*** INPUT ***
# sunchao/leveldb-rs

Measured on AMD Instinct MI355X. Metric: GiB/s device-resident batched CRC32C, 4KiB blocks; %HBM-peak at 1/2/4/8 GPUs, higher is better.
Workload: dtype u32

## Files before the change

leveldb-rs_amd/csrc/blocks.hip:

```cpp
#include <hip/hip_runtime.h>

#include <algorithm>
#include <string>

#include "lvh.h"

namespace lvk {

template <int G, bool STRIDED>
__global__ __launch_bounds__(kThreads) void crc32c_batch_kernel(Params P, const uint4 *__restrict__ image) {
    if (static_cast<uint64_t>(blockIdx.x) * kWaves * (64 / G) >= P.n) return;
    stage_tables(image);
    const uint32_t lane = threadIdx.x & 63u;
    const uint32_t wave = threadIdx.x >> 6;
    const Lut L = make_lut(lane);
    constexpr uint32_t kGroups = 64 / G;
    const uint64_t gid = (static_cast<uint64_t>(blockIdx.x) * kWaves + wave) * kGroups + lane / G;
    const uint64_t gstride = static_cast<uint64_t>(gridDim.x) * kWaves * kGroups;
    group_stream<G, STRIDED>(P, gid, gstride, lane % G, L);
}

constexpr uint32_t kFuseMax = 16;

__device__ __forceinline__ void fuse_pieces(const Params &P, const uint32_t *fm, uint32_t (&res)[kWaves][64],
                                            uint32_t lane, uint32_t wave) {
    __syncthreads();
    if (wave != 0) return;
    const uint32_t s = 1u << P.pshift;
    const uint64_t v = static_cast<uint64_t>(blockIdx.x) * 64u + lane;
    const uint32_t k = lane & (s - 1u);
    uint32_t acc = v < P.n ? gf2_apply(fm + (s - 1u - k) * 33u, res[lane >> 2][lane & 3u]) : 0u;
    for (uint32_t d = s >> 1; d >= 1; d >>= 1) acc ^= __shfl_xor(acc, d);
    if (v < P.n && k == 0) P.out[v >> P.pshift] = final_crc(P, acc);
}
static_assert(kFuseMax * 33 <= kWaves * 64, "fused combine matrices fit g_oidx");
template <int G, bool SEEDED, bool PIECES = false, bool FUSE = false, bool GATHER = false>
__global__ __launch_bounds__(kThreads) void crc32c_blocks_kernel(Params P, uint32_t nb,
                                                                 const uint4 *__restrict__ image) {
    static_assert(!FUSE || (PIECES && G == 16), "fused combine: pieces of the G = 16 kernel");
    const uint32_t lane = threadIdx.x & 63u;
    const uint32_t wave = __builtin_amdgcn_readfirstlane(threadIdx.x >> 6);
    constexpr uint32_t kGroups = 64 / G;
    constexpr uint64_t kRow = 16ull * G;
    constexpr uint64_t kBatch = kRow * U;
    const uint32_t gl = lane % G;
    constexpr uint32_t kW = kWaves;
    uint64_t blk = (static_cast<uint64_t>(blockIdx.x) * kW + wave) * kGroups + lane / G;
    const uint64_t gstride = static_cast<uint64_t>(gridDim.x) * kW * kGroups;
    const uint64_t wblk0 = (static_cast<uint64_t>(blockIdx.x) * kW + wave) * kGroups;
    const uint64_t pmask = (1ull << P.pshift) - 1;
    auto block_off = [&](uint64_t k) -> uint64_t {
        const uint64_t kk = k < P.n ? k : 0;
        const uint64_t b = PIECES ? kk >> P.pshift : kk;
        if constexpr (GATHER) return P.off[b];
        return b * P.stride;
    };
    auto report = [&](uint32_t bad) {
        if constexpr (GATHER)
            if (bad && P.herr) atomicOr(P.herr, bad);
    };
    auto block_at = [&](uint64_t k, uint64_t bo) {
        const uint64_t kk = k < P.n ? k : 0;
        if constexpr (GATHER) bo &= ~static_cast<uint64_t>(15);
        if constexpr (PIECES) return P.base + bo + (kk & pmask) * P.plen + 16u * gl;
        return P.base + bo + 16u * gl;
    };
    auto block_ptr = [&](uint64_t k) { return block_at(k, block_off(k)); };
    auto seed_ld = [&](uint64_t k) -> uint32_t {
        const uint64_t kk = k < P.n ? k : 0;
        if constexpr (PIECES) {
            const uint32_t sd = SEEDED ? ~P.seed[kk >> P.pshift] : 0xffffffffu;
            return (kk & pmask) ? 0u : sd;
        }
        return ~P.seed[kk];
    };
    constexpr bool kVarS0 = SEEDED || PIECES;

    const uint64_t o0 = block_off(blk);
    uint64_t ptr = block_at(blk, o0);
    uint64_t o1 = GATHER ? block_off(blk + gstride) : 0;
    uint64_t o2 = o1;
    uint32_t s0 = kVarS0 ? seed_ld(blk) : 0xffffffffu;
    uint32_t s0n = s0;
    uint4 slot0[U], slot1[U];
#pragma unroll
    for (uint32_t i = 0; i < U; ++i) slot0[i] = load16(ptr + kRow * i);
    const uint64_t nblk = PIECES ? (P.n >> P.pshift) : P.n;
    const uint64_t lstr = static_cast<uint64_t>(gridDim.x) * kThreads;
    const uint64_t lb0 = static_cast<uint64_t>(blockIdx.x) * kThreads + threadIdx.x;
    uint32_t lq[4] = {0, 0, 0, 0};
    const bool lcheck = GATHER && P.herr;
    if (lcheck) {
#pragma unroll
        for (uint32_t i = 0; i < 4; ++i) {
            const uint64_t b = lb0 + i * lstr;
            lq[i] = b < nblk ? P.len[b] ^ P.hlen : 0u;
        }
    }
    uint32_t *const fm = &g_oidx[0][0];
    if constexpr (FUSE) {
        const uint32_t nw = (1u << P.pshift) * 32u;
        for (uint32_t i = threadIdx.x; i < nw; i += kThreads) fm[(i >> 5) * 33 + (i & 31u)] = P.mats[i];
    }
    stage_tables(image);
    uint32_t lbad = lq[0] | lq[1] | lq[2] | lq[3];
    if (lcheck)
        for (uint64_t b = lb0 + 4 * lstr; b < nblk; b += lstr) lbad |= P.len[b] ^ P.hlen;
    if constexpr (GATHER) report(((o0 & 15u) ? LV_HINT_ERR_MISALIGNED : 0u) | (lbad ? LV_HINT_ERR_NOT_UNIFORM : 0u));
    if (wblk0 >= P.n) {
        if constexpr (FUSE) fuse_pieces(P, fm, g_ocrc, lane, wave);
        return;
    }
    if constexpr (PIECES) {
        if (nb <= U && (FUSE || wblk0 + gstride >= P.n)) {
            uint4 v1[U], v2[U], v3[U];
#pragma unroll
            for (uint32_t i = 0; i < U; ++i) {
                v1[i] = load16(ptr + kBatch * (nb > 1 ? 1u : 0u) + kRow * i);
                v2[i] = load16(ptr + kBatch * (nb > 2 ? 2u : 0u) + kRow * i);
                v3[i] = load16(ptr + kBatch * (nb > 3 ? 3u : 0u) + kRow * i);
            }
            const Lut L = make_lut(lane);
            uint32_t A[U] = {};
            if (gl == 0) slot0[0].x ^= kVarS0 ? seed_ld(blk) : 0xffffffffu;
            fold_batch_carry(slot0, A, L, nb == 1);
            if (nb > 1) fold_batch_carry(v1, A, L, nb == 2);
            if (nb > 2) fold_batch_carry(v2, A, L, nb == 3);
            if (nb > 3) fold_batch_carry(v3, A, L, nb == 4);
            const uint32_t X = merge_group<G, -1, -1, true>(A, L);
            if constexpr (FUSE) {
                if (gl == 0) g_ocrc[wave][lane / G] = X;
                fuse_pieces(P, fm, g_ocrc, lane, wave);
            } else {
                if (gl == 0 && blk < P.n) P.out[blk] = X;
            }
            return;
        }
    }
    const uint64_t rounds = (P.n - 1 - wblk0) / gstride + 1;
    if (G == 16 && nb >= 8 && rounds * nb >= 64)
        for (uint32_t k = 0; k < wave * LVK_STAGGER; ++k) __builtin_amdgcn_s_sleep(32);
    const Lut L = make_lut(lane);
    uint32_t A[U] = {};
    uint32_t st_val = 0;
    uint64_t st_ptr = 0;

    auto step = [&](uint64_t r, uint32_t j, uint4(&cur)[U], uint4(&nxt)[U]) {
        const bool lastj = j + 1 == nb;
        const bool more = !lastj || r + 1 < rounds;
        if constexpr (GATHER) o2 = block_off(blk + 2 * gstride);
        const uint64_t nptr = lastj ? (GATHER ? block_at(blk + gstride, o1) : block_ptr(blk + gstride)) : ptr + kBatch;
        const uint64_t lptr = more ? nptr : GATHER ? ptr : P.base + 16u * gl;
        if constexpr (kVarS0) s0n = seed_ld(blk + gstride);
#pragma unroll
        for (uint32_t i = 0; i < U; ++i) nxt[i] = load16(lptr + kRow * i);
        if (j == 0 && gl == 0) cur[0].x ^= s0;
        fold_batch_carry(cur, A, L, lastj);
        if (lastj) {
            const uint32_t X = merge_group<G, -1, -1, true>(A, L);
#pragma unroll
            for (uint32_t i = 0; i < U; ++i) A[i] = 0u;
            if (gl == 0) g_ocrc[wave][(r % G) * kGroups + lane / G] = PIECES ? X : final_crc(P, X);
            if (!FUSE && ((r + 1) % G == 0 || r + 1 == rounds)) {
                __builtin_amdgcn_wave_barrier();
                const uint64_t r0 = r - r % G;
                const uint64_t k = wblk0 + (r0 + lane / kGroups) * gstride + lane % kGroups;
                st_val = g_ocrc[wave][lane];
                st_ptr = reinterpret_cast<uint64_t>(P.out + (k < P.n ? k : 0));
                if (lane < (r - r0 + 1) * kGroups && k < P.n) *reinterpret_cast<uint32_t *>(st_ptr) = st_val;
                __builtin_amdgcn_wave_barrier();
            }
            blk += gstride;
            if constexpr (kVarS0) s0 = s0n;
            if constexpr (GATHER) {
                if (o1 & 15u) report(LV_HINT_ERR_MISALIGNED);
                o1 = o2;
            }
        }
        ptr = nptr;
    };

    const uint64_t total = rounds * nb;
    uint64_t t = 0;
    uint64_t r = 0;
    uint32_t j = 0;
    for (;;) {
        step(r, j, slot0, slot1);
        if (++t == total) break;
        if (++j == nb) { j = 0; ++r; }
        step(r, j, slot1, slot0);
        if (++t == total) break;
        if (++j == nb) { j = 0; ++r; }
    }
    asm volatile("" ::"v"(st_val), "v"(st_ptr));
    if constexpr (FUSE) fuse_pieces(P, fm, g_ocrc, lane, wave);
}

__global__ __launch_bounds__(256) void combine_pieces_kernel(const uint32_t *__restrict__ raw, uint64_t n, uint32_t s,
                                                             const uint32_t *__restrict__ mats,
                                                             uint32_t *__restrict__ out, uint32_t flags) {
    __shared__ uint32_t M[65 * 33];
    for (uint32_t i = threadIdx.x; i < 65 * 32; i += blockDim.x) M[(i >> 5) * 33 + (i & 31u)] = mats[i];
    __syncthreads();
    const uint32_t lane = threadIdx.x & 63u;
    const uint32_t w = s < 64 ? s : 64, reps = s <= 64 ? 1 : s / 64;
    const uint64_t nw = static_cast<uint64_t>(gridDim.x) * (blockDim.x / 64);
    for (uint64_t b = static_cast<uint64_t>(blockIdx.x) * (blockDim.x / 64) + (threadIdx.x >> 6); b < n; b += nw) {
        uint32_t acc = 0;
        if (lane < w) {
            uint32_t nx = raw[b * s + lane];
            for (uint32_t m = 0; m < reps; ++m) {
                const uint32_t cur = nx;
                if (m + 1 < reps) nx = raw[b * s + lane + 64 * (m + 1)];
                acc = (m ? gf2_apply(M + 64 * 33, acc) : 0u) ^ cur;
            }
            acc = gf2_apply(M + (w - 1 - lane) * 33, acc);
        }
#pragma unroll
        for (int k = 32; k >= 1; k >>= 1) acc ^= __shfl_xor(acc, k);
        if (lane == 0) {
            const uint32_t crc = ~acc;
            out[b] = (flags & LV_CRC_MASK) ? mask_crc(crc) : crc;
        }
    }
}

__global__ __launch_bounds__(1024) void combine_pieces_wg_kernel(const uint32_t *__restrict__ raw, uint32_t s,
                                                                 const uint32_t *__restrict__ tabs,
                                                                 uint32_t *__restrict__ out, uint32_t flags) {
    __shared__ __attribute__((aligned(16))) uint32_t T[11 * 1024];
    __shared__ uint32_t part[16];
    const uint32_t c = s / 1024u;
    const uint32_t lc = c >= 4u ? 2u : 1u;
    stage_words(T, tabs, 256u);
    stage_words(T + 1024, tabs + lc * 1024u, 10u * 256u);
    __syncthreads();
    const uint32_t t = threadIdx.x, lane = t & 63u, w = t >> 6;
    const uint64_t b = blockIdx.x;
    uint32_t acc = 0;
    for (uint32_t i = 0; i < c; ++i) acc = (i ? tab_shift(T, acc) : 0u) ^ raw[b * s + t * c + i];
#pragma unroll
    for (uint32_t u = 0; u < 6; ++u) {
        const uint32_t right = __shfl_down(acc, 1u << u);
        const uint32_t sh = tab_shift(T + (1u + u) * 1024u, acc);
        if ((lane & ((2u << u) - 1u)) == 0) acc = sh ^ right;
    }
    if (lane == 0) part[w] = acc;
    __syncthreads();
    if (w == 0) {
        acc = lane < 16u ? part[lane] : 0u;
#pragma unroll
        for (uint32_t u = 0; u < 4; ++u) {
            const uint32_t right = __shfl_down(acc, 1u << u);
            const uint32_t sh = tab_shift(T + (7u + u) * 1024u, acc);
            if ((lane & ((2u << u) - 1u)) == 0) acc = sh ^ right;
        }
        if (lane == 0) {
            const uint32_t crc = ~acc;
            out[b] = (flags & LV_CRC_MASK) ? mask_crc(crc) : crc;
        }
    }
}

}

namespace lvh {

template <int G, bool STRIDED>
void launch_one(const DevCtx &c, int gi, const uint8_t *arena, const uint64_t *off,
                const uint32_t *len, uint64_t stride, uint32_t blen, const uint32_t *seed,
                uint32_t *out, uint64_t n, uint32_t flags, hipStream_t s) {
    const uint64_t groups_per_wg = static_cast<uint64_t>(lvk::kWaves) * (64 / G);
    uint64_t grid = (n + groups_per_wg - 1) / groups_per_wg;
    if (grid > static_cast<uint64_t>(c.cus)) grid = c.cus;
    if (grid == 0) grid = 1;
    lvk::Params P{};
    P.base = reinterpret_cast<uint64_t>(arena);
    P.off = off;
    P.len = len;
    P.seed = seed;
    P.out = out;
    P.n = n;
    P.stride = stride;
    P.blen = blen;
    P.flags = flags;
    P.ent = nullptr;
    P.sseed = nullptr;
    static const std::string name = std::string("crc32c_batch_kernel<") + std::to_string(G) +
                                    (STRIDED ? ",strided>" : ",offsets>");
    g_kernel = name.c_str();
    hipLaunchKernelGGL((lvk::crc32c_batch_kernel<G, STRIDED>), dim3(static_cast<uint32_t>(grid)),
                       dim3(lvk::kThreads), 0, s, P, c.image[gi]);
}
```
*** End of INPUT ***
▸ WORK TASK: Report each line of the data that includes the string "lstr".

▸ OUTPUT:
    const uint64_t lstr = static_cast<uint64_t>(gridDim.x) * kThreads;
            const uint64_t b = lb0 + i * lstr;
        for (uint64_t b = lb0 + 4 * lstr; b < nblk; b += lstr) lbad |= P.len[b] ^ P.hlen;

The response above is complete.